Results: Claudin-1 overexpression in APCmin mice significantly increased (~4-fold) colonic tumor growth and size, and decreased survival. Furthermore, transcriptome analysis supported upregulated proliferation, and increased Wnt and Notch-signaling in APC-Cldn1 mice. APC-Cldn1 mice also demonstrated inhibition of mucosal defense genes while expression of pro-inflammatory genes was sharply upregulated, especially the IL-23/IL-17 signaling. We predict that increased Notch/Wnt-signaling underlie the early onset of adenoma formation in APC-Cldn1 mice. An increase in mucosal permeability due to the adenomas and the inherent barrier defect in these mice further facilitate bacterial translocation into the mucosa to induce inflammation, which in turn promote the tumorigenesis.

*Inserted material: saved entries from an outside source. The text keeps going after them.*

template <class Fn, int NR, int TYQ, bool BC = false>
__global__ void __launch_bounds__(NR *TYQ, MinWaves<Fn>::value)
march_kernel(const Geom g, const typename Fn::Params prm, const typename std::conditional<BC, BCInfo, NoBC>::type bc)
{
    constexpr int F = Fn::F;
    using SX = Staged<Fn>;
    constexpr int AHEAD = (F >= 5 && MARCH6_AHEAD == 3) ? 3 : 2;
    constexpr bool HAL3 = HaloLead<Fn>::value && !BC && F <= MARCH_COOP_MAXF && AHEAD == 2;
    static_assert(NR >= 2, "tile needs at least two rows (top and bottom halo owners differ)");
    __shared__ float4 lds[2][SX::FX][NR + 2][TYQ];

    const int q = threadIdx.x, ty = threadIdx.y;
    unsigned L = xcd_remap(blockIdx.x, gridDim.x);
    const int yt = L % g.nYT; L /= g.nYT;
    const int xt = L % g.nXT; L /= g.nXT;
    const int ts = L % g.nTSeg;
    const int b = L / g.nTSeg;

    const int x = xt * NR + ty, y = (yt * TYQ + q) * 4;
    const bool inb = (x < g.X) && (y < g.Yc);
    int xl = x;
    float ghost = 0.f;
    bool ldown = inb;
    if constexpr (BC) {
        if (x == g.X && y < g.Yc) { xl = bc.xhi; ghost = bc.vxhi; ldown = bc.xhi >= 0; }
    } else {
        if ((g.flags & PRE_FLAG_HALO_X) && x == g.X && y < g.Yc) ldown = true;
    }
    int t0 = ts * g.tSeg;
    int t1 = min(t0 + g.tSeg, g.T);
    if (g.flags & PRE_FLAG_INTERIOR_T) {
        t0 = max(t0, 1);
        t1 = min(t1, g.T - 1);
    }

    static_assert(NR >= 8 && (4 * TYQ) % 64 == 0, "the two halo rows are fetched by the first 8*TYQ threads, a wave per 64 floats");
    constexpr bool COOP = F <= MARCH_COOP_MAXF;
    const int hl = ty * TYQ + q;
    const bool hduty = COOP ? hl < 8 * TYQ : (ty == 0 || ty == NR - 1), hbot = COOP ? hl >= 4 * TYQ : ty == NR - 1;
    const int hcol = COOP ? hl & (4 * TYQ - 1) : 4 * q;
    const int hy = yt * (4 * TYQ) + hcol;
    int hx = hbot ? xt * NR + NR : xt * NR - 1;
    const bool halox = (g.flags & PRE_FLAG_HALO_X) != 0;
    bool hrow = hduty && (halox ? (hx >= -1 && hx <= g.X) : (hx >= 0 && hx < g.X)) && (hy < g.Yc);
    float hfill = 0.f;
    const int hslot = hbot ? NR + 1 : 0;
    const bool ledge = ((q & 63) == 0);
    bool redge = ((q & 63) == 63) || (q == TYQ - 1);
    bool lload = ledge && inb && (y > 0);
    bool rload = redge && inb && (y + 4 < g.Y);
    int yloff = -1, yroff = 4;
    float ylfill = 0.f, yrfill = 0.f;
    const bool tailq = !BC && (x < g.X) && (y >= g.Yc) && (y < g.Y);
    if constexpr (BC) {
        if (hduty && hy < g.Yc && (hx == -1 || hx == g.X)) {
            const int m = hx < 0 ? bc.xlo : bc.xhi;
            hfill = hx < 0 ? bc.vxlo : bc.vxhi;
            hrow = m >= 0;
            hx = m >= 0 ? m : 0;
        }
        if (inb && y == 0) { lload = bc.ylo >= 0; yloff = bc.ylo; ylfill = bc.vylo; }
        if (inb && y + 4 >= g.Y) { redge = true; rload = bc.yhi >= 0; yroff = bc.yhi - y; yrfill = bc.vyhi; }
    }
    const bool eload = BC ? lload : (ledge ? lload : rload);
    const int eoff4 = 4 * (BC ? yloff : (ledge ? yloff : yroff));
    const float efill = BC ? ylfill : 0.f;

    unsigned int voff[F], hoff[F];
#pragma unroll
    for (int i = 0; i < F; ++i) {
        voff[i] = (unsigned int)(((long long)(xl + 1) * g.sX[i] + y) * 4);
        hoff[i] = (unsigned int)(((long long)(hx + 1) * g.sX[i] + hy) * 4);
    }
    constexpr bool SC1 = MARCH_ST_SC1 != 0;
    const long long oel = (long long)x * g.oX + y;
    const unsigned int ooff = (unsigned int)(oel * 4);
    float *outp = g.out + (long long)b * g.oB + (SC1 ? 0 : oel);
    const long long oT = g.oT;
    const int tlo = g.tfree ? t0 : 0, thi = g.tfree ? t1 : g.T;
    typedef unsigned int u32x4 __attribute__((ext_vector_type(4)));
    auto plane = [&](int i, int t) __attribute__((always_inline)) {
        const float *p = g.f[i] + ((long long)b * g.sB[i] - g.sX[i] + (long long)t * g.sT[i]);
        return __builtin_amdgcn_make_buffer_rsrc(const_cast<float *>(p), 0, -1, 0x00020000);
    };

    auto load_own = [&](int t, float4(&dst)[F]) __attribute__((always_inline)) {
        const bool ok = ldown && (t >= tlo) && (t < thi);
#pragma unroll
        for (int i = 0; i < F; ++i) {
            if (ok) {
                const u32x4 v = __builtin_amdgcn_raw_buffer_load_b128(plane(i, t), (int)voff[i], 0, 0);
                dst[i] = make_float4(__uint_as_float(v.x), __uint_as_float(v.y), __uint_as_float(v.z), __uint_as_float(v.w));
            } else {
                dst[i] = f4(BC ? ghost : 0.f);
                if (tailq && (t >= tlo) && (t < thi))
                    dst[i].x = __uint_as_float(__builtin_amdgcn_raw_buffer_load_b32(plane(i, t), (int)voff[i], 0, 0));
            }
        }
    };
    auto load_halo = [&](int t, Halo<F, BC, COOP> &h) __attribute__((always_inline)) {
        const bool okt = (t >= tlo) && (t < thi);
#pragma unroll
        for (int i = 0; i < F; ++i) {
            if (!SX::has(i)) {
                if constexpr (COOP) h.row[i] = 0.f; else h.row[i] = f4(0.f);
            } else if constexpr (COOP) {
                h.row[i] = (hrow && okt) ? __uint_as_float(__builtin_amdgcn_raw_buffer_load_b32(plane(i, t), (int)hoff[i], 0, 0))
                                         : (BC ? hfill : 0.f);
            } else if (hrow && okt) {
                const u32x4 v = __builtin_amdgcn_raw_buffer_load_b128(plane(i, t), (int)hoff[i], 0, 0);
                h.row[i] = make_float4(__uint_as_float(v.x), __uint_as_float(v.y), __uint_as_float(v.z), __uint_as_float(v.w));
            } else {
                h.row[i] = f4(BC ? hfill : 0.f);
            }
            h.ye[i] = (eload && okt) ? __uint_as_float(__builtin_amdgcn_raw_buffer_load_b32(plane(i, t), (int)voff[i] + eoff4, 0, 0))
                                     : (BC ? efill : 0.f);
            if constexpr (BC)
                h.yr[i] = (rload && okt) ? __uint_as_float(__builtin_amdgcn_raw_buffer_load_b32(plane(i, t), (int)voff[i] + 4 * yroff, 0, 0))
                                         : yrfill;
        }
    };

    auto step = [&](int t, float4(&P)[F], float4(&C)[F], float4(&N)[F], float4(&D)[F],
                    Halo<F, BC, COOP> &hc, Halo<F, BC, COOP> &hn) __attribute__((always_inline)) {
        const int bi = (t - t0) & 1;
#pragma unroll
        for (int i = 0; i < F; ++i) {
            if (!SX::has(i)) continue;
            const int k = SX::slot(i);
            lds[bi][k][ty + 1][q] = C[i];
            if constexpr (COOP) {
                if (hduty) reinterpret_cast<float *>(&lds[bi][k][hslot][0])[hcol] = hc.row[i];
            } else {
                if (hduty) lds[bi][k][hslot][q] = hc.row[i];
            }
        }
        load_halo(t + (HAL3 ? AHEAD : 1), hn);
        load_own(t + AHEAD, D);
        if constexpr (SX::count > 0) lds_barrier();

        Nbr n[F];
#pragma unroll
        for (int i = 0; i < F; ++i) {
            n[i].c = C[i];
            n[i].tm = P[i];
            n[i].tp = N[i];
            if (SX::has(i)) {
                n[i].xm = lds[bi][SX::slot(i)][ty][q];
                n[i].xp = lds[bi][SX::slot(i)][ty + 2][q];
            } else {
                n[i].xm = n[i].xp = f4(__builtin_nanf(""));
            }
            float lft = lane_below(C[i].w);
            float rgt = lane_above(C[i].x);
            lft = ledge ? hc.ye[i] : lft;
            rgt = redge ? (BC ? hc.yr[i] : hc.ye[i]) : rgt;
            n[i].ym = make_float4(lft, C[i].x, C[i].y, C[i].z);
            n[i].yp = make_float4(C[i].y, C[i].z, C[i].w, rgt);
        }
        float4 r = Fn::eval(n, prm);
        if (g.flags & PRE_FLAG_ABS) r = fabs4(r);
        if (inb) {
            if constexpr (SC1) {
                if (g.obuf) stb4_sc1(outp + (long long)t * oT, ooff, r);
                else stg4(outp + (long long)t * oT + ((long long)x * g.oX + y), r);
            } else {
                stg4(outp + (long long)t * oT, r);
            }
        }
    };

    Halo<F, BC, COOP> h0, h1;
    if constexpr (AHEAD == 3) {
        float4 w0[F], w1[F], w2[F], w3[F], w4[F];
        load_own(t0 - 1, w0);
        load_own(t0, w1);
        load_own(t0 + 1, w2);
        load_own(t0 + 2, w3);
        load_halo(t0, h0);
        for (int t = t0; t < t1; t += 5) {
            step(t, w0, w1, w2, w4, h0, h1);
            if (t + 1 >= t1) break;
            step(t + 1, w1, w2, w3, w0, h1, h0);
            if (t + 2 >= t1) break;
            step(t + 2, w2, w3, w4, w1, h0, h1);
            if (t + 3 >= t1) break;
            step(t + 3, w3, w4, w0, w2, h1, h0);
            if (t + 4 >= t1) break;
            step(t + 4, w4, w0, w1, w3, h0, h1);
            h0 = h1;
        }
    } else if constexpr (HAL3) {
        float4 w0[F], w1[F], w2[F], w3[F];
        Halo<F, BC, COOP> h2;
        load_own(t0 - 1, w0);
        load_own(t0, w1);
        load_own(t0 + 1, w2);
        load_halo(t0, h0);
        load_halo(t0 + 1, h1);
        for (int t = t0; t < t1; t += 12) {
            step(t, w0, w1, w2, w3, h0, h2);
            if (t + 1 >= t1) break;
            step(t + 1, w1, w2, w3, w0, h1, h0);
            if (t + 2 >= t1) break;
            step(t + 2, w2, w3, w0, w1, h2, h1);
            if (t + 3 >= t1) break;
            step(t + 3, w3, w0, w1, w2, h0, h2);
            if (t + 4 >= t1) break;
            step(t + 4, w0, w1, w2, w3, h1, h0);
            if (t + 5 >= t1) break;
            step(t + 5, w1, w2, w3, w0, h2, h1);
            if (t + 6 >= t1) break;
            step(t + 6, w2, w3, w0, w1, h0, h2);
            if (t + 7 >= t1) break;
            step(t + 7, w3, w0, w1, w2, h1, h0);
            if (t + 8 >= t1) break;
            step(t + 8, w0, w1, w2, w3, h2, h1);
            if (t + 9 >= t1) break;
            step(t + 9, w1, w2, w3, w0, h0, h2);
            if (t + 10 >= t1) break;
            step(t + 10, w2, w3, w0, w1, h1, h0);
            if (t + 11 >= t1) break;
            step(t + 11, w3, w0, w1, w2, h2, h1);
        }
    } else {
        float4 w0[F], w1[F], w2[F], w3[F];
        load_own(t0 - 1, w0);
        load_own(t0, w1);
        load_own(t0 + 1, w2);
        load_halo(t0, h0);
        for (int t = t0; t < t1; t += 4) {
            step(t, w0, w1, w2, w3, h0, h1);
            if (t + 1 >= t1) break;
            step(t + 1, w1, w2, w3, w0, h1, h0);
            if (t + 2 >= t1) break;
            step(t + 2, w2, w3, w0, w1, h0, h1);
            if (t + 3 >= t1) break;
            step(t + 3, w3, w0, w1, w2, h1, h0);
        }
    }
}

Conclusion: Taken together, these results confirm the role of claudin-1 as a promoter of colon tumorigenesis and further identify the role of the dysregulated antigen-tumor interaction and inflammation in claudin-1-dependent upregulation of colon tumorigenesis.

Figure 1

IEC-specific constitutive expression of claudin-1 in APC^Min mice increases colon tumorigenesis and decreases survival. (A) APC^Min mice were crossed with Cld-1Tg mice and colon tumors were quantitated from littermate of APC^Min and APC-Cldn1 mice (n = 18 APC mice, n = 17 APC-Cldn1 mice; p = 0.0003). (B) Representative images of the colon from APC^Min and APC-Cldn1 mice showing increased sporadic colon tumors. (C) Tumor area was measured in APC^Min and APC-Cldn1 mice (p = 0.0178). (D) Representative H&E staining. (E) Invading carcinoma in APC-Cldn1 mouse. (F) Kaplan Meir survival curve demonstrating survival of APC^Min (n = 43) and APC-Cldn1 (n = 40) mice (p = 0.0027). Values are mean ± S.E.M.

Figure 2

Claudin-1 overexpression promotes inflammation driven colon tumorigenesis. (A) Endoscopic images were obtained from APC^Min and APC-Cldn1 mice under conditions of regular drinking water (control) (n = 3) and 2% DSS w/v in drinking water (treated) (n = 5) mice at the indicated time points, following 7 days of DSS administration. (B) Tumor number/mice in DSS-treated APC^Min versus APC-Cldn1 mice (p = 0.022) (C) Representative H&E images. Values are mean ± S.E.M. *p < 0.05.

Figure 3

Increased proliferation and upregulated Wnt- and Notch-Signaling contributes to the increased tumorigenesis in APC-Cldn1 mice. (A) Tumors from APC^Min and APC-Cldn1 mice were immunostained using anti-Ki67 antibody to quantitate the proliferation, (n = 9 APC, n = 10 APC-Cld-1mice) p = 0.0125. (B) Activation of Wnt signaling was determined by immunostaining for β-catenin using anti-β-catenin antibody. The nuclear/cytoplasmic β-catenin staining is increased in APC-Cldn1 mice tumors compared to APC^Min mice. (C) qRT-PCR analysis of Wnt target genes and (D) Notch target genes in tumors of APC^Min and APC-Cldn1 mice (n = 3 mice each group). Values are mean ± S.E.M. *p < 0.05.

Figure 4

APC-Cldn1 tumors have decreased mucosal defense and increased inflammation. RNA was isolated from tumors of APC^Min and APC-Cldn1 mice and was utilized for qRT-PCR analysis of the (A) mucosal defense genes Muc2 (p = 0.0022), Klf4 (p = 0.0031), and Tff3 (p = 0.0653) and (B) inflammatory genes (n = 3 mice each group). Values are mean ± S.E.M.

Figure 5

APC-Cldn1 mice demonstrate increased colonic permeability and bacterial translocation into the mucosa. Permeability was determined to FITC-dextran via rectal administration (A) at 6 - 8 weeks (n = 6) and (B) 14–16 weeks of age in APC and APC-Cldn1 mice (n = 7). (C) qRT-PCR analysis of 16S rDNA in the distal colon of APC and APC-Cldn1 mice at 16 weeks of age (n = 3 mice in each group). Values are mean ± S.E.M. *p < 0.05.

Figure 6

IL-23 signaling is upregulated in colon tumors of APC-Cldn1 mice. RNA was isolated from tumors of APC^Min and APC-Cldn1 mice and was utilized for qRT-PCR analysis of the IL23 pathway associated genes (IL-23, IL-12p40, IL-17A and IL-6). Values are mean ± S.E.M. (n = 3 mice in each group).